### [What the task requires]
Below are entries; write every one of them out again exactly.

+ + +

# kezakool/flair-for-aigle

Hardware: AMD Instinct MI355X
Metric: 512x512x5 tiles/sec (train fwd+bwd+AdamW), U-Net ResNet-34, 19 classes (higher is better)
Workload: dtype bf16; 1 GPU; synthetic 512x512x5 tiles, 19-class U-Net (ResNet-34 encoder), batch 32 per GPU, train step (BASELINE.json configs[1]); global_batch=32, tile=512, parallelism=dp1

## Files before the change

### flair-for-aigle_amd/csrc/conv_pack.hip

```cpp
#include "ffa_common.h"

#include "conv7x7_stem.h"

struct PackDesc {
  const float* src;
  void* dst;
  const float* scale;
  long long s_row, s_ch;
  int rows, chs;
  int flip, kh, kw;
  int nchunks;
  int rg, bco, ncb;
  int ncb64;
  int mt, ci;
};


__device__ __forceinline__ void pack_eight(const PackDesc& p, long long i8, int dtype) {
  const int EPC = (dtype == FFA_BF16) ? 16 : 8;
  const int G8 = EPC / 8;
  const int taps = p.rg * p.kw;
  const int nrg = p.kh / p.rg;
  long long t = i8;
  const int e0 = (int)(t % G8) * 8; t /= G8;
  const int tap = t % taps; t /= taps;
  const int row_l = t % p.bco; t /= p.bco;
  const int rg = t % nrg; t /= nrg;
  const int cc = t % p.nchunks; t /= p.nchunks;
  const int cb = (int)t;
  int row_in_block = row_l;
  if (p.bco >= 64) {
    const int j = row_l & 63, mt = j >> 5, rho = j & 31;
    row_in_block = (row_l & ~63) + 16 * (rho >> 3) + 8 * ((rho >> 2) & 1) + 4 * mt + (rho & 3);
  }
  const int row = cb * p.bco + row_in_block;
  const int ch0 = cc * EPC + e0;
  int r = rg * p.rg + tap / p.kw;
  int sx = tap % p.kw;
  if (p.flip) {
    r = p.kh - 1 - r;
    sx = p.kw - 1 - sx;
  }
  float v[8];
  const bool row_ok = row < p.rows;
  const float sc = (row_ok && p.scale) ? p.scale[row] : 1.f;
  const float* src = p.src + (long long)row * p.s_row + r * p.kw + sx;
#pragma unroll
  for (int j = 0; j < 8; ++j) {
    const int ch = ch0 + j;
    v[j] = (row_ok && ch < p.chs) ? src[(long long)ch * p.s_ch] * sc : 0.f;
  }
  if (dtype == FFA_BF16)
    ffa_store8<ffa_bf16>(static_cast<ffa_bf16*>(p.dst) + i8 * 8, v);
  else
    ffa_store8<float>(static_cast<float*>(p.dst) + i8 * 8, v);
}

__global__ void pack_igemm_kernel(PackDesc one, const PackDesc* __restrict__ table, int dtype) {
  PackDesc p = one;
  if (table) p = table[blockIdx.y];
  const int EPC = (dtype == FFA_BF16) ? 16 : 8;
  const long long total8 = (long long)p.ncb * p.nchunks * (p.kh / p.rg) * p.bco * (p.rg * p.kw) * (EPC / 8);
  for (long long i = blockIdx.x * (long long)blockDim.x + threadIdx.x; i < total8;
       i += (long long)gridDim.x * blockDim.x)
    pack_eight(p, i, dtype);
}


template <typename T>
__device__ __forceinline__ void ring_pack_piece(const PackDesc& p, long long i16) {
  constexpr int EPF = ElemTraits<T>::kPerFrag;
  long long t = i16;
  const int hp = (int)(t % 2); t /= 2;
  const int row_l = (int)(t % 64); t /= 64;
  const int ks = (int)(t % 2); t /= 2;
  const int s = (int)(t % 3); t /= 3;
  const int r = (int)(t % 3); t /= 3;
  const int cc = (int)(t % p.nchunks); t /= p.nchunks;
  const int cb = (int)t;
  const int mt = row_l >> 5, rho = row_l & 31;
  const int row = cb * 64 + 16 * (rho >> 3) + 8 * ((rho >> 2) & 1) + 4 * mt + (rho & 3);
  const int hsrc = hp ^ ((row_l >> 3) & 1);
  const int ch0 = cc * (4 * EPF) + ks * (2 * EPF) + hsrc * EPF;
  int rr = r, ss = s;
  if (p.flip) {
    rr = 2 - r;
    ss = 2 - s;
  }
  float v[8];
  const bool row_ok = row < p.rows;
  const float sc = (row_ok && p.scale) ? p.scale[row] : 1.f;
  const float* src = p.src + (long long)row * p.s_row + rr * 3 + ss;
#pragma unroll
  for (int j = 0; j < EPF; ++j) {
    const int ch = ch0 + j;
    v[j] = (row_ok && ch < p.chs) ? src[(long long)ch * p.s_ch] * sc : 0.f;
  }
  if constexpr (EPF == 8) {
    ffa_store8<ffa_bf16>(static_cast<ffa_bf16*>(p.dst) + i16 * 8, v);
  } else {
    *reinterpret_cast<float4*>(static_cast<float*>(p.dst) + i16 * 4) = make_float4(v[0], v[1], v[2], v[3]);
  }
}

__device__ __forceinline__ void ring16_pack_rowslot(const PackDesc& p, long long idx) {
  long long t = idx;
  int row_l, sp, cc;
  if (!p.flip) {
    sp = (int)(t % 4); t /= 4;
    cc = (int)(t % p.nchunks); t /= p.nchunks;
    row_l = (int)(t % 64); t /= 64;
  } else {
    row_l = (int)(t % 64); t /= 64;
    sp = (int)(t % 4); t /= 4;
    cc = (int)(t % p.nchunks); t /= p.nchunks;
  }
  const int cb = (int)t;
  const int mt = row_l >> 4, kg = (row_l >> 2) & 3, i = row_l & 3;
  const int row = cb * 64 + 16 * kg + 4 * mt + i;
  const int slot = sp ^ (((row_l >> 2) & 1) << 1);
  const int ch0 = cc * 32 + slot * 8;
  const bool row_ok = row < p.rows;
  const float sc = (row_ok && p.scale) ? p.scale[row] : 1.f;
  float v[8][9];
  if (!p.flip && row_ok && ch0 + 8 <= p.chs && (p.s_row & 3) == 0 && ((size_t)p.src & 15) == 0) {
    const ffa_f32x4* src4 = reinterpret_cast<const ffa_f32x4*>(p.src + (long long)row * p.s_row + (long long)ch0 * 9);
    float f[72];
#pragma unroll
    for (int q = 0; q < 18; ++q) {
      const ffa_f32x4 t4 = src4[q];
      f[4 * q] = t4[0]; f[4 * q + 1] = t4[1]; f[4 * q + 2] = t4[2]; f[4 * q + 3] = t4[3];
    }
#pragma unroll
    for (int j = 0; j < 8; ++j)
#pragma unroll
      for (int tp = 0; tp < 9; ++tp) v[j][tp] = f[j * 9 + tp] * sc;
  } else {
#pragma unroll
    for (int j = 0; j < 8; ++j) {
      const int ch = ch0 + j;
      const bool ok = row_ok && ch < p.chs;
      const float* src = p.src + (long long)(ok ? row : 0) * p.s_row + (long long)(ok ? ch : 0) * p.s_ch;
#pragma unroll
      for (int tp = 0; tp < 9; ++tp) v[j][tp] = ok ? src[p.flip ? 8 - tp : tp] * sc : 0.f;
    }
  }
  ffa_bf16* dst = static_cast<ffa_bf16*>(p.dst) + ((((long long)cb * p.nchunks + cc) * 9) * 256 + row_l * 4 + sp) * 8;
#pragma unroll
  for (int tp = 0; tp < 9; ++tp) {
    float o[8];
#pragma unroll
    for (int j = 0; j < 8; ++j) o[j] = v[j][tp];
    ffa_store8<ffa_bf16>(dst + (long long)tp * 256 * 8, o);
  }
}
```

+ + +

### [Written response]
# kezakool/flair-for-aigle

Hardware: AMD Instinct MI355X
Metric: 512x512x5 tiles/sec (train fwd+bwd+AdamW), U-Net ResNet-34, 19 classes (higher is better)
Workload: dtype bf16; 1 GPU; synthetic 512x512x5 tiles, 19-class U-Net (ResNet-34 encoder), batch 32 per GPU, train step (BASELINE.json configs[1]); global_batch=32, tile=512, parallelism=dp1

## Files before the change

### flair-for-aigle_amd/csrc/conv_pack.hip

```cpp
#include "ffa_common.h"

#include "conv7x7_stem.h"

struct PackDesc {
  const float* src;
  void* dst;
  const float* scale;
  long long s_row, s_ch;
  int rows, chs;
  int flip, kh, kw;
  int nchunks;
  int rg, bco, ncb;
  int ncb64;
  int mt, ci;
};


__device__ __forceinline__ void pack_eight(const PackDesc& p, long long i8, int dtype) {
  const int EPC = (dtype == FFA_BF16) ? 16 : 8;
  const int G8 = EPC / 8;
  const int taps = p.rg * p.kw;
  const int nrg = p.kh / p.rg;
  long long t = i8;
  const int e0 = (int)(t % G8) * 8; t /= G8;
  const int tap = t % taps; t /= taps;
  const int row_l = t % p.bco; t /= p.bco;
  const int rg = t % nrg; t /= nrg;
  const int cc = t % p.nchunks; t /= p.nchunks;
  const int cb = (int)t;
  int row_in_block = row_l;
  if (p.bco >= 64) {
    const int j = row_l & 63, mt = j >> 5, rho = j & 31;
    row_in_block = (row_l & ~63) + 16 * (rho >> 3) + 8 * ((rho >> 2) & 1) + 4 * mt + (rho & 3);
  }
  const int row = cb * p.bco + row_in_block;
  const int ch0 = cc * EPC + e0;
  int r = rg * p.rg + tap / p.kw;
  int sx = tap % p.kw;
  if (p.flip) {
    r = p.kh - 1 - r;
    sx = p.kw - 1 - sx;
  }
  float v[8];
  const bool row_ok = row < p.rows;
  const float sc = (row_ok && p.scale) ? p.scale[row] : 1.f;
  const float* src = p.src + (long long)row * p.s_row + r * p.kw + sx;
#pragma unroll
  for (int j = 0; j < 8; ++j) {
    const int ch = ch0 + j;
    v[j] = (row_ok && ch < p.chs) ? src[(long long)ch * p.s_ch] * sc : 0.f;
  }
  if (dtype == FFA_BF16)
    ffa_store8<ffa_bf16>(static_cast<ffa_bf16*>(p.dst) + i8 * 8, v);
  else
    ffa_store8<float>(static_cast<float*>(p.dst) + i8 * 8, v);
}

__global__ void pack_igemm_kernel(PackDesc one, const PackDesc* __restrict__ table, int dtype) {
  PackDesc p = one;
  if (table) p = table[blockIdx.y];
  const int EPC = (dtype == FFA_BF16) ? 16 : 8;
  const long long total8 = (long long)p.ncb * p.nchunks * (p.kh / p.rg) * p.bco * (p.rg * p.kw) * (EPC / 8);
  for (long long i = blockIdx.x * (long long)blockDim.x + threadIdx.x; i < total8;
       i += (long long)gridDim.x * blockDim.x)
    pack_eight(p, i, dtype);
}


template <typename T>
__device__ __forceinline__ void ring_pack_piece(const PackDesc& p, long long i16) {
  constexpr int EPF = ElemTraits<T>::kPerFrag;
  long long t = i16;
  const int hp = (int)(t % 2); t /= 2;
  const int row_l = (int)(t % 64); t /= 64;
  const int ks = (int)(t % 2); t /= 2;
  const int s = (int)(t % 3); t /= 3;
  const int r = (int)(t % 3); t /= 3;
  const int cc = (int)(t % p.nchunks); t /= p.nchunks;
  const int cb = (int)t;
  const int mt = row_l >> 5, rho = row_l & 31;
  const int row = cb * 64 + 16 * (rho >> 3) + 8 * ((rho >> 2) & 1) + 4 * mt + (rho & 3);
  const int hsrc = hp ^ ((row_l >> 3) & 1);
  const int ch0 = cc * (4 * EPF) + ks * (2 * EPF) + hsrc * EPF;
  int rr = r, ss = s;
  if (p.flip) {
    rr = 2 - r;
    ss = 2 - s;
  }
  float v[8];
  const bool row_ok = row < p.rows;
  const float sc = (row_ok && p.scale) ? p.scale[row] : 1.f;
  const float* src = p.src + (long long)row * p.s_row + rr * 3 + ss;
#pragma unroll
  for (int j = 0; j < EPF; ++j) {
    const int ch = ch0 + j;
    v[j] = (row_ok && ch < p.chs) ? src[(long long)ch * p.s_ch] * sc : 0.f;
  }
  if constexpr (EPF == 8) {
    ffa_store8<ffa_bf16>(static_cast<ffa_bf16*>(p.dst) + i16 * 8, v);
  } else {
    *reinterpret_cast<float4*>(static_cast<float*>(p.dst) + i16 * 4) = make_float4(v[0], v[1], v[2], v[3]);
  }
}

__device__ __forceinline__ void ring16_pack_rowslot(const PackDesc& p, long long idx) {
  long long t = idx;
  int row_l, sp, cc;
  if (!p.flip) {
    sp = (int)(t % 4); t /= 4;
    cc = (int)(t % p.nchunks); t /= p.nchunks;
    row_l = (int)(t % 64); t /= 64;
  } else {
    row_l = (int)(t % 64); t /= 64;
    sp = (int)(t % 4); t /= 4;
    cc = (int)(t % p.nchunks); t /= p.nchunks;
  }
  const int cb = (int)t;
  const int mt = row_l >> 4, kg = (row_l >> 2) & 3, i = row_l & 3;
  const int row = cb * 64 + 16 * kg + 4 * mt + i;
  const int slot = sp ^ (((row_l >> 2) & 1) << 1);
  const int ch0 = cc * 32 + slot * 8;
  const bool row_ok = row < p.rows;
  const float sc = (row_ok && p.scale) ? p.scale[row] : 1.f;
  float v[8][9];
  if (!p.flip && row_ok && ch0 + 8 <= p.chs && (p.s_row & 3) == 0 && ((size_t)p.src & 15) == 0) {
    const ffa_f32x4* src4 = reinterpret_cast<const ffa_f32x4*>(p.src + (long long)row * p.s_row + (long long)ch0 * 9);
    float f[72];
#pragma unroll
    for (int q = 0; q < 18; ++q) {
      const ffa_f32x4 t4 = src4[q];
      f[4 * q] = t4[0]; f[4 * q + 1] = t4[1]; f[4 * q + 2] = t4[2]; f[4 * q + 3] = t4[3];
    }
#pragma unroll
    for (int j = 0; j < 8; ++j)
#pragma unroll
      for (int tp = 0; tp < 9; ++tp) v[j][tp] = f[j * 9 + tp] * sc;
  } else {
#pragma unroll
    for (int j = 0; j < 8; ++j) {
      const int ch = ch0 + j;
      const bool ok = row_ok && ch < p.chs;
      const float* src = p.src + (long long)(ok ? row : 0) * p.s_row + (long long)(ok ? ch : 0) * p.s_ch;
#pragma unroll
      for (int tp = 0; tp < 9; ++tp) v[j][tp] = ok ? src[p.flip ? 8 - tp : tp] * sc : 0.f;
    }
  }
  ffa_bf16* dst = static_cast<ffa_bf16*>(p.dst) + ((((long long)cb * p.nchunks + cc) * 9) * 256 + row_l * 4 + sp) * 8;
#pragma unroll
  for (int tp = 0; tp < 9; ++tp) {
    float o[8];
#pragma unroll
    for (int j = 0; j < 8; ++j) o[j] = v[j][tp];
    ffa_store8<ffa_bf16>(dst + (long long)tp * 256 * 8, o);
  }
}
```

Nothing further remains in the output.